◆ Task details:
Look through the entries below and show every line containing the word "true".

Stored items:
• • • • • • •
CTX_T DEV int gjk_phase(CTX& c, uint32_t* kc, int& gjk_it, SeedOut<T>* so = nullptr) {
    const V3<T> O = zero3<T>();
    auto& L = c.L;
    const int gl = c.g.gl;
    gjk_it = 0;
    {
        T cs[(6 + G - 1) / G];
#pragma unroll
        for (int j0 = 0; j0 < 6; j0 += G) {
            const int j = j0 + gl;
            cs[j0 / G] = T(0);
            if (j < 6) {
                const int h = j / 3, ax = j - 3 * (j / 3);
                const TH* col = ax == 0 ? L.hx[h] : ax == 1 ? L.hy[h] : L.hz[h];
                const int n = h ? c.nb : c.na;
                T sum = 0;
                int i = 0;
                for (; i + 8 <= n; i += 8) {
                    TH v[8];
#pragma unroll
                    for (int u = 0; u < 8; ++u) v[u] = col[i + u];
#pragma unroll
                    for (int u = 0; u < 8; ++u) sum += (T)v[u];
                }
                for (; i < n; ++i) sum += (T)col[i];
                cs[j0 / G] = sum / (T)n;
            }
        }
        const int gb = c.g.lane & ~(G - 1);
        auto mc = [&](int j) { return __shfl(cs[j / G], gb + j % G); };
        const V3<T> m1 = vmk<T>(mc(0), mc(1), mc(2)), m2 = vmk<T>(mc(3), mc(4), mc(5));
        T r1 = -Tol<T>::BIG, r2 = -Tol<T>::BIG;
#pragma unroll
        for (int k = 0; k < K; ++k) {
            int i = k * G + gl;
            const V3<T> da = vsub(c.AV(k), m1);
            const T ta = da.x * da.x + da.y * da.y + da.z * da.z;
            if (i < c.na && ta > r1) r1 = ta;
            const V3<T> db = vsub(c.BV(k), m2);
            const T tb = db.x * db.x + db.y * db.y + db.z * db.z;
            if (i < c.nb && tb > r2) r2 = tb;
        }
        r1 = tsqrt(gmax<G>(r1));
        r2 = tsqrt(gmax<G>(r2));
        GK_STAMP(SG_SPHERE);
        if (!c.g.unib(norm2(vsub(m1, m2)) <= r1 + r2 + T(1))) return PH_MISS;
    }
    V3<T> s0 = O, s1 = O, s2 = O, s3 = O;
    uint32_t k0 = kStale, k1 = kStale, k2 = kStale, k3 = kStale;
    V3<T> dir;
    for (int iter = 1;; ++iter) {
        if (iter > 99) return PH_MISS;
        dir = vmk<T>((T)kDirTab[iter - 1][0], (T)kDirTab[iter - 1][1], (T)kDirTab[iter - 1][2]);
        s0 = support_pt(c, dir, k0);
        dir = vneg(dir);
        s1 = support_pt(c, dir, k1);
        if (!c.g.unib(allclose8(s0, s1))) break;
    }
    dir = vec_pl(O, s0, s1);
    s2 = support_pt(c, dir, k2);
    if (c.g.unib(allclose8(s2, s0) || allclose8(s2, s1))) return PH_MISS;
    dir = utzvec(cross(vsub(s1, s0), vsub(s2, s1)));
    const T vd = dot(vsub(O, s2), dir);
    bool enter = false;
    if (c.g.unib(fabs(vd) < Tol<T>::PT) && c.g.unib(inside_tri(s0, s1, s2, O))) enter = true;
    const bool tri = enter;
    const int q = gl & 3;
    V3<T> nq = zero3<T>();
    T mdq = 0;
    if (!enter) {
        if (c.g.unib(vd < T(0))) dir = vneg(dir);
        s3 = support_pt(c, dir, k3);
        const V3<T> n = uninml(s0, s1, s2);
        if (c.g.unib(is_zero_nml(n))) return GJKEPA_STATUS_DEGENERATE;
        if (c.g.unib(fabs(dot(vsub(s3, s0), n)) < Tol<T>::PT)) return PH_MISS;
        nq = quad_normal(q, s0, s1, s2, s3, mdq);
        if (c.g.unib(quad_inside(q, s0, s1, s2, s3, nq))) enter = true;
    }
    GK_STAMP(SG_INIT);
    if (!enter) {
        constexpr int HS = (12 + G - 1) / G;
        T h1[HS], h2[HS];
#pragma unroll
        for (int t = 0; t < HS; ++t) { h1[t] = 0; h2[t] = 0; }
        const uint64_t lowg = G == 64 ? ~0ull : ((1ull << (G & 63)) - 1ull);
        const int sh = c.g.lane & ~(G - 1);
        for (int it = 1;; ++it) {
            gjk_it = it;
            if (it > 50) return PH_MISS;
#pragma unroll
            for (int t = 0; t < HS; ++t) {
                const int j = t * G + gl;
                h2[t] = h1[t];
                h1[t] = simplex_coord(j < 12 ? j : 0, s0, s1, s2, s3);
            }
            GK_STAMP(SG_CHK);
            update_simplex_c(c, nq, s0, s1, s2, s3, k0, k1, k2, k3);
            nq = quad_normal(q, s0, s1, s2, s3, mdq);
            GK_STAMP(SG_UPD);
            if (c.g.unib(qbcast<2>(mdq) < Tol<T>::PT)) return PH_MISS;
            const V3<T> n = vmk<T>(qbcast<2>(nq.x), qbcast<2>(nq.y), qbcast<2>(nq.z));
            if (c.g.unib(fabs(dot(vsub(s3, s0), n)) < Tol<T>::PT)) return PH_MISS;
            if (c.g.unib(quad_inside(q, s0, s1, s2, s3, nq))) break;
            uint32_t e1 = 0, e2 = 0;
#pragma unroll
            for (int t = 0; t < HS; ++t) {
                const int j = t * G + gl;
                const T cur = simplex_coord(j < 12 ? j : 0, s0, s1, s2, s3);
                e1 |= (uint32_t)((__ballot(fabs(cur - h1[t]) < Tol<T>::PT) >> sh) & lowg) << (t * G);
                e2 |= (uint32_t)((__ballot(fabs(cur - h2[t]) < Tol<T>::PT) >> sh) & lowg) << (t * G);
            }
            e1 &= 0xFFFu;
            e2 &= 0xFFFu;
            bool over = true;
#pragma unroll
            for (int p = 0; p < 4; ++p) over = over && (((e1 >> (3 * p)) & 7u) == 7u || ((e2 >> (3 * p)) & 7u) == 7u);
            if (c.g.unib(over)) return PH_MISS;
        }
        GK_STAMP(SG_CHK);
    }
    kc[0] = k0; kc[1] = k1; kc[2] = k2; kc[3] = k3;
    if constexpr (handoff<T>()) {
        if (so) {
            const bool same_bits = c.g.unib(quad_all(mdq > T(4) * Tol<T>::Z && nq.x != T(0) && nq.y != T(0) && nq.z != T(0)));
            so->nq = nq;
            so->ok = !tri && same_bits && simplex_is_first_tetra(c.g, s0, s1, s2, s3);
        }
    }
    return PH_HIT;
}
• • • • • • •
◆ Answer box:
    if (c.g.unib(fabs(vd) < Tol<T>::PT) && c.g.unib(inside_tri(s0, s1, s2, O))) enter = true;
        if (c.g.unib(quad_inside(q, s0, s1, s2, s3, nq))) enter = true;
            bool over = true;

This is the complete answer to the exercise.